[Start of section]
__device__ __forceinline__ void bg_point(const float* __restrict__ o, const float* __restrict__ d, float depth,
                                         float x[4]) {
  const float dd = fadd(fadd(fmul(d[0], d[0]), fmul(d[1], d[1])), fmul(d[2], d[2]));
  const float od = fadd(fadd(fmul(d[0], o[0]), fmul(d[1], o[1])), fmul(d[2], o[2]));
  const float d1 = -od / dd;
  float pm_[3], ps[3];
#pragma unroll
  for (int c = 0; c < 3; ++c) pm_[c] = fadd(o[c], fmul(d1, d[c]));
  const float pmn = sqrtf(fadd(fadd(fmul(pm_[0], pm_[0]), fmul(pm_[1], pm_[1])), fmul(pm_[2], pm_[2])));
  const float dcos = 1.0f / sqrtf(dd);
  const float d2 = fmul(sqrtf(fsub(1.0f, fmul(pmn, pmn))), dcos);
  const float d12 = fadd(d1, d2);
#pragma unroll
  for (int c = 0; c < 3; ++c) ps[c] = fadd(o[c], fmul(d12, d[c]));
  float ax[3] = {fsub(fmul(o[1], ps[2]), fmul(o[2], ps[1])), fsub(fmul(o[2], ps[0]), fmul(o[0], ps[2])),
                 fsub(fmul(o[0], ps[1]), fmul(o[1], ps[0]))};
  const float an = sqrtf(fadd(fadd(fmul(ax[0], ax[0]), fmul(ax[1], ax[1])), fmul(ax[2], ax[2])));
#pragma unroll
  for (int c = 0; c < 3; ++c) ax[c] = ax[c] / an;
  const float ang = fsub(asinf(pmn), asinf(fmul(pmn, depth)));
  const float ca = cosf(ang), sa = sinf(ang);
  const float cr[3] = {fsub(fmul(ax[1], ps[2]), fmul(ax[2], ps[1])), fsub(fmul(ax[2], ps[0]), fmul(ax[0], ps[2])),
                       fsub(fmul(ax[0], ps[1]), fmul(ax[1], ps[0]))};
  const float dot = fadd(fadd(fmul(ax[0], ps[0]), fmul(ax[1], ps[1])), fmul(ax[2], ps[2]));
  const float omc = fsub(1.0f, ca);
  float pn[3];
#pragma unroll
  for (int c = 0; c < 3; ++c) pn[c] = fadd(fadd(fmul(ps[c], ca), fmul(cr[c], sa)), fmul(fmul(ax[c], dot), omc));
  const float nn = sqrtf(fadd(fadd(fmul(pn[0], pn[0]), fmul(pn[1], pn[1])), fmul(pn[2], pn[2])));
  x[0] = pn[0] / nn; x[1] = pn[1] / nn; x[2] = pn[2] / nn; x[3] = depth;
}

__device__ __forceinline__ int x2idx(int m, int k) { return m * 32 + ((((k >> 2) ^ ((m >> 1) & 7)) << 2) | (k & 3)); }

#define FN_SIN(a) (ABL_NOPE ? (a) : sinf(a))
#define FN_COS(a) (ABL_NOPE ? (a) : cosf(a))
template <bool SAVE, bool BG, int MM = MM_F32, bool LIST = false>
__global__ void __launch_bounds__(NTHR, 2 * NTHR / 512 * WG_PER_CU)
mlp_fwd_kernel(int64_t P, int S, const float* __restrict__ rays, const float* __restrict__ zv,
               const float* __restrict__ params, const float* __restrict__ packed, float* __restrict__ raw,
               float* __restrict__ act, NetLayout lay, unsigned* __restrict__ sched, const int* __restrict__ live_idx,
               const int* __restrict__ live_cnt, int flags) {
  const int64_t PL = P;
  if (live_idx) P = (int64_t)__builtin_amdgcn_readfirstlane(*live_cnt);
  extern __shared__ __attribute__((aligned(16))) float smem[];
  float* Hs = smem;
  float* Es = smem + LDS_H;
  float* X2 = smem;
  volatile int* sched_word = reinterpret_cast<volatile int*>(smem + LDS_H - 2);
  const int tid = threadIdx.x;
  const int lane = tid & 63;
  const int wave = __builtin_amdgcn_readfirstlane(tid >> 6);
  const int wm = wave >> 2, wn = wave & 3;
  const int64_t ntiles = (P + TM - 1) / TM;
  const int PEP = BG ? 96 : 64;
  const int dbg = 0;
  stagger_start();

  for (int64_t tile = blockIdx.x; tile < ntiles;) {
    const int64_t p0 = tile * TM;
    const int valid = (int)((P - p0) < TM ? (P - p0) : TM);
    unsigned long long* maskw =
        SAVE ? reinterpret_cast<unsigned long long*>(act + act_mask(PL, PEP)) + tile * (8 * NWAVES * 64) : nullptr;
    const int pm = tid >> 2, pq = tid & 3;
    int64_t pp = p0 + pm;
    if (pp >= P) pp = P - 1;
    if (live_idx) pp = live_idx[pp];
    const int64_t ray = pp / S;
    const float* rr = rays + ray * 11;
    float x4[4] = {0.f, 0.f, 0.f, 0.f};
    auto write_x2 = [&]() {
      const float xv = x4[pq];
      X2[x2idx(pm, 0 + pq)] = FN_COS(fmul(xv, 128.0f));
      X2[x2idx(pm, 4 + pq)] = FN_SIN(fmul(xv, 256.0f));
      X2[x2idx(pm, 8 + pq)] = FN_COS(fmul(xv, 256.0f));
      X2[x2idx(pm, 12 + pq)] = FN_SIN(fmul(xv, 512.0f));
      X2[x2idx(pm, 16 + pq)] = FN_COS(fmul(xv, 512.0f));
      X2[x2idx(pm, 20 + pq)] = 0.f; X2[x2idx(pm, 24 + pq)] = 0.f; X2[x2idx(pm, 28 + pq)] = 0.f;
    };
    if (!BG) {
      const float zz = zv[pp];
      float x[3];
#pragma unroll
      for (int c = 0; c < 3; ++c) x[c] = fadd(rr[c], fmul(rr[3 + c], zz));
      if (pq == 0) {
        Es[eidx(pm, 0)] = x[0]; Es[eidx(pm, 1)] = x[1]; Es[eidx(pm, 2)] = x[2];
        Es[eidx(pm, 63)] = 0.f;
      }
      for (int j = pq; j < 30; j += 4) {
        const int k = j / 3, dim = j - 3 * k;
        const float a = fmul(x[dim], (float)(1 << k));
        Es[eidx(pm, 3 + 6 * k + dim)] = FN_SIN(a);
        Es[eidx(pm, 6 + 6 * k + dim)] = FN_COS(a);
      }
    } else {
      const int sidx = (int)(pp - ray * S);
      const float zz = zv[ray * S + (S - 1 - sidx)];
      bg_point(rr, rr + 3, zz, x4);
      const float xv = x4[pq];
      Es[eidx(pm, pq)] = xv;
#pragma unroll
      for (int k = 0; k < 7; ++k) {
        const float a = fmul(xv, (float)(1 << k));
        Es[eidx(pm, 4 + 8 * k + pq)] = FN_SIN(a);
        Es[eidx(pm, 8 + 8 * k + pq)] = FN_COS(a);
      }
      Es[eidx(pm, 60 + pq)] = FN_SIN(fmul(xv, 128.0f));
      write_x2();
    }
    __syncthreads();
    if (SAVE) {
      float* ape = act + act_pe(PL, PEP) + p0 * PEP;
      for (int i = tid; i < TM * 16; i += NTHR) {
        const int m = i >> 4, sl = i & 15;
        if (m < valid)
          store_nt(ape + m * PEP + sl * 4, *reinterpret_cast<const float4*>(Es + m * 64 + ((sl ^ (m & 15)) << 2)));
      }
      if (BG) {
        for (int i = tid; i < TM * 8; i += NTHR) {
          const int m = i >> 3, sl = i & 7;
          if (m < valid)
            store_nt(ape + m * PEP + 64 + sl * 4,
                     *reinterpret_cast<const float4*>(X2 + m * 32 + ((sl ^ ((m >> 1) & 7)) << 2)));
        }
      }
    }
    constexpr bool L16 = MM != MM_F32;
    constexpr bool FOLD = L16;
    AccT<L16, 2> acc;
    constexpr int KS5 = (BG ? 96 + 256 : 64 + 256) / 8;
    float bv2[L16 ? 4 : 2];
    load_bias<2>(bv2, params + lay.LB[0], wn, lane);
    init_acc<2, FOLD>(acc, bv2);
    gemm<MM, 2, 1>(acc, Es, 0, 8, wblock<MM>(packed, lay.PF[0]), PEP / 8, 0, wn * 2, wm, lane, dbg);
    if (BG) {
      gemm<MM, 2, 2>(acc, X2, 0, 4, wblock<MM>(packed, lay.PF[0]), PEP / 8, 8, wn * 2, wm, lane, dbg);
      __syncthreads();
    }
    epilogue_fwd<2, true, SAVE, FOLD>(acc, bv2, Hs, wm, wn, lane, nullptr, 256, valid,
                                      SAVE ? maskw + (0 * NWAVES + wave) * 64 : nullptr);
    __syncthreads();
#pragma unroll 1
    for (int l = 1; l < 8; ++l) {
      const void* B = wblock<MM>(packed, lay.PF[l]);
      load_bias<2>(bv2, params + lay.LB[l], wn, lane);
      init_acc<2, FOLD>(acc, bv2);
      float* sv = SAVE ? act + act_h(PL, PEP, l - 1) + p0 * 256 : nullptr;
      if (l == 5) {
        if (!BG) {
          gemm<MM, 2, 1>(acc, Es, 0, 8, B, KS5, 0, wn * 2, wm, lane, dbg);
          gemm<MM, 2, 0>(acc, Hs, 0, 32, B, KS5, 8, wn * 2, wm, lane, dbg, sv, valid, wave);
        } else {
          gemm<MM, 2, 0>(acc, Hs, 0, 32, B, KS5, 12, wn * 2, wm, lane, dbg, sv, valid, wave);
          __syncthreads();
          write_x2();
          __syncthreads();
          gemm<MM, 2, 1>(acc, Es, 0, 8, B, KS5, 0, wn * 2, wm, lane, dbg);
          gemm<MM, 2, 2>(acc, X2, 0, 4, B, KS5, 8, wn * 2, wm, lane, dbg);
        }
      } else {
        gemm<MM, 2, 0>(acc, Hs, 0, 32, B, 32, 0, wn * 2, wm, lane, dbg, sv, valid, wave);
      }
      __syncthreads();
      epilogue_fwd<2, true, SAVE, FOLD>(acc, bv2, Hs, wm, wn, lane, nullptr, 256, valid,
                                        SAVE ? maskw + (l * NWAVES + wave) * 64 : nullptr);
      __syncthreads();
    }
    float alpha_val = 0.f;
    {
      const float* wa = params + lay.AW;
      float s = 0.f;
#pragma unroll
      for (int i = 0; i < 16; ++i) {
        const int k = pq * 64 + i * 4;
        const float4 h = *reinterpret_cast<const float4*>(Hs + pm * 256 + ((((k >> 2) ^ (pm & 15))) << 2));
        const float4 w = *reinterpret_cast<const float4*>(wa + k);
        s = fmaf(h.x, w.x, s); s = fmaf(h.y, w.y, s); s = fmaf(h.z, w.z, s); s = fmaf(h.w, w.w, s);
      }
      s += __shfl_xor(s, 1, 64);
      s += __shfl_xor(s, 2, 64);
      alpha_val = s + params[lay.AB];
      float v[3] = {rr[8], rr[9], rr[10]};
      if (pq == 0) {
        Es[eidx(pm, 0)] = v[0]; Es[eidx(pm, 1)] = v[1]; Es[eidx(pm, 2)] = v[2];
#pragma unroll
        for (int c = 27; c < 32; ++c) Es[eidx(pm, c)] = 0.f;
      }
      for (int j = pq; j < 12; j += 4) {
        const int k = j / 3, dim = j - 3 * k;
        const float a = fmul(v[dim], (float)(1 << k));
        Es[eidx(pm, 3 + 6 * k + dim)] = FN_SIN(a);
        Es[eidx(pm, 6 + 6 * k + dim)] = FN_COS(a);
      }
    }
    bool skip_tail = false;
    if (!SAVE && !BG && (flags & 1)) {
      const unsigned long long any_live = __ballot((pm < valid) && (alpha_val > 0.f));
      volatile int* slot = reinterpret_cast<volatile int*>(Es + 56);
      if (lane == 0) slot[wave] = any_live != 0ull;
      __syncthreads();
      int any = 0;
#pragma unroll
      for (int w = 0; w < NWAVES; ++w) any |= slot[w];
      skip_tail = any == 0;
    }
    if (skip_tail) {
      if (pq == 0 && pm < valid && raw) *reinterpret_cast<float4*>(raw + (LIST ? pp : p0 + pm) * 4) = make_float4(0.f, 0.f, 0.f, alpha_val);
    } else {
    load_bias<2>(bv2, params + lay.FB, wn, lane);
    init_acc<2, FOLD>(acc, bv2);
    gemm<MM, 2, 0>(acc, Hs, 0, 32, wblock<MM>(packed, lay.PF[8]), 32, 0, wn * 2, wm, lane, dbg,
                   SAVE ? act + act_h(PL, PEP, 7) + p0 * 256 : nullptr, valid, wave);
    __syncthreads();
    epilogue_fwd<2, false, false, FOLD>(acc, bv2, Hs, wm, wn, lane, nullptr, 256, valid);
    __syncthreads();
    if (SAVE) {
      float* avp = act + act_vpe(PL, PEP) + p0 * 32;
      for (int i = tid; i < TM * 8; i += NTHR) {
        const int m = i >> 3, sl = i & 7;
        if (m < valid)
          store_nt(avp + m * 32 + sl * 4, *reinterpret_cast<const float4*>(Es + m * 64 + ((sl ^ (m & 15)) << 2)));
      }
    }
    {
      AccT<L16, 1> av;
      float bv1[L16 ? 2 : 1];
      load_bias<1>(bv1, params + lay.VB, wn, lane);
      init_acc<1, FOLD>(av, bv1);
      gemm<MM, 1, 0>(av, Hs, 0, 32, wblock<MM>(packed, lay.PF[9]), 36, 0, wn, wm, lane, dbg,
                     SAVE ? act + act_feat(PL, PEP) + p0 * 256 : nullptr, valid, wave);
      gemm<MM, 1, 1>(av, Es, 0, 4, wblock<MM>(packed, lay.PF[9]), 36, 32, wn, wm, lane, dbg);
      __syncthreads();
      epilogue_fwd<1, true, false, FOLD>(av, bv1, Hs, wm, wn, lane, nullptr, 128, valid);
      __syncthreads();
      if (SAVE) {
        float* ahv = act + act_hv(PL, PEP) + p0 * 128;
        for (int i = tid; i < TM * 32; i += NTHR) {
          const int m = i >> 5, sl = i & 31;
          if (m < valid)
            store_nt(ahv + m * 128 + ((sl ^ (m & 15)) << 2), *reinterpret_cast<const float4*>(Hs + m * 256 + sl * 4));
        }
      }
    }
    {
      const float* wr = params + lay.RW;
      float s0 = 0.f, s1 = 0.f, s2 = 0.f;
#pragma unroll
      for (int i = 0; i < 8; ++i) {
        const int k = pq * 32 + i * 4;
        const float4 h = *reinterpret_cast<const float4*>(Hs + pm * 256 + ((((k >> 2) ^ (pm & 15))) << 2));
        const float4 w0 = *reinterpret_cast<const float4*>(wr + k);
        const float4 w1 = *reinterpret_cast<const float4*>(wr + 128 + k);
        const float4 w2 = *reinterpret_cast<const float4*>(wr + 256 + k);
        s0 = fmaf(h.x, w0.x, s0); s0 = fmaf(h.y, w0.y, s0); s0 = fmaf(h.z, w0.z, s0); s0 = fmaf(h.w, w0.w, s0);
        s1 = fmaf(h.x, w1.x, s1); s1 = fmaf(h.y, w1.y, s1); s1 = fmaf(h.z, w1.z, s1); s1 = fmaf(h.w, w1.w, s1);
        s2 = fmaf(h.x, w2.x, s2); s2 = fmaf(h.y, w2.y, s2); s2 = fmaf(h.z, w2.z, s2); s2 = fmaf(h.w, w2.w, s2);
      }
      s0 += __shfl_xor(s0, 1, 64); s0 += __shfl_xor(s0, 2, 64);
      s1 += __shfl_xor(s1, 1, 64); s1 += __shfl_xor(s1, 2, 64);
      s2 += __shfl_xor(s2, 1, 64); s2 += __shfl_xor(s2, 2, 64);
      if (pq == 0 && pm < valid && raw) {
        float4 o;
        o.x = s0 + params[lay.RB]; o.y = s1 + params[lay.RB + 1]; o.z = s2 + params[lay.RB + 2]; o.w = alpha_val;
        *reinterpret_cast<float4*>(raw + (LIST ? pp : p0 + pm) * 4) = o;
      }
    }
    }
    tile = b_next_tile(sched, sched_word, tid);
  }
  b_sched_exit(sched, tid);
}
[End of section]
## Problem to work on
Going through the entries above, show each line that contains "NTHR".

## Exercise solution
__global__ void __launch_bounds__(NTHR, 2 * NTHR / 512 * WG_PER_CU)
      for (int i = tid; i < TM * 16; i += NTHR) {
        for (int i = tid; i < TM * 8; i += NTHR) {
      for (int i = tid; i < TM * 8; i += NTHR) {
        for (int i = tid; i < TM * 32; i += NTHR) {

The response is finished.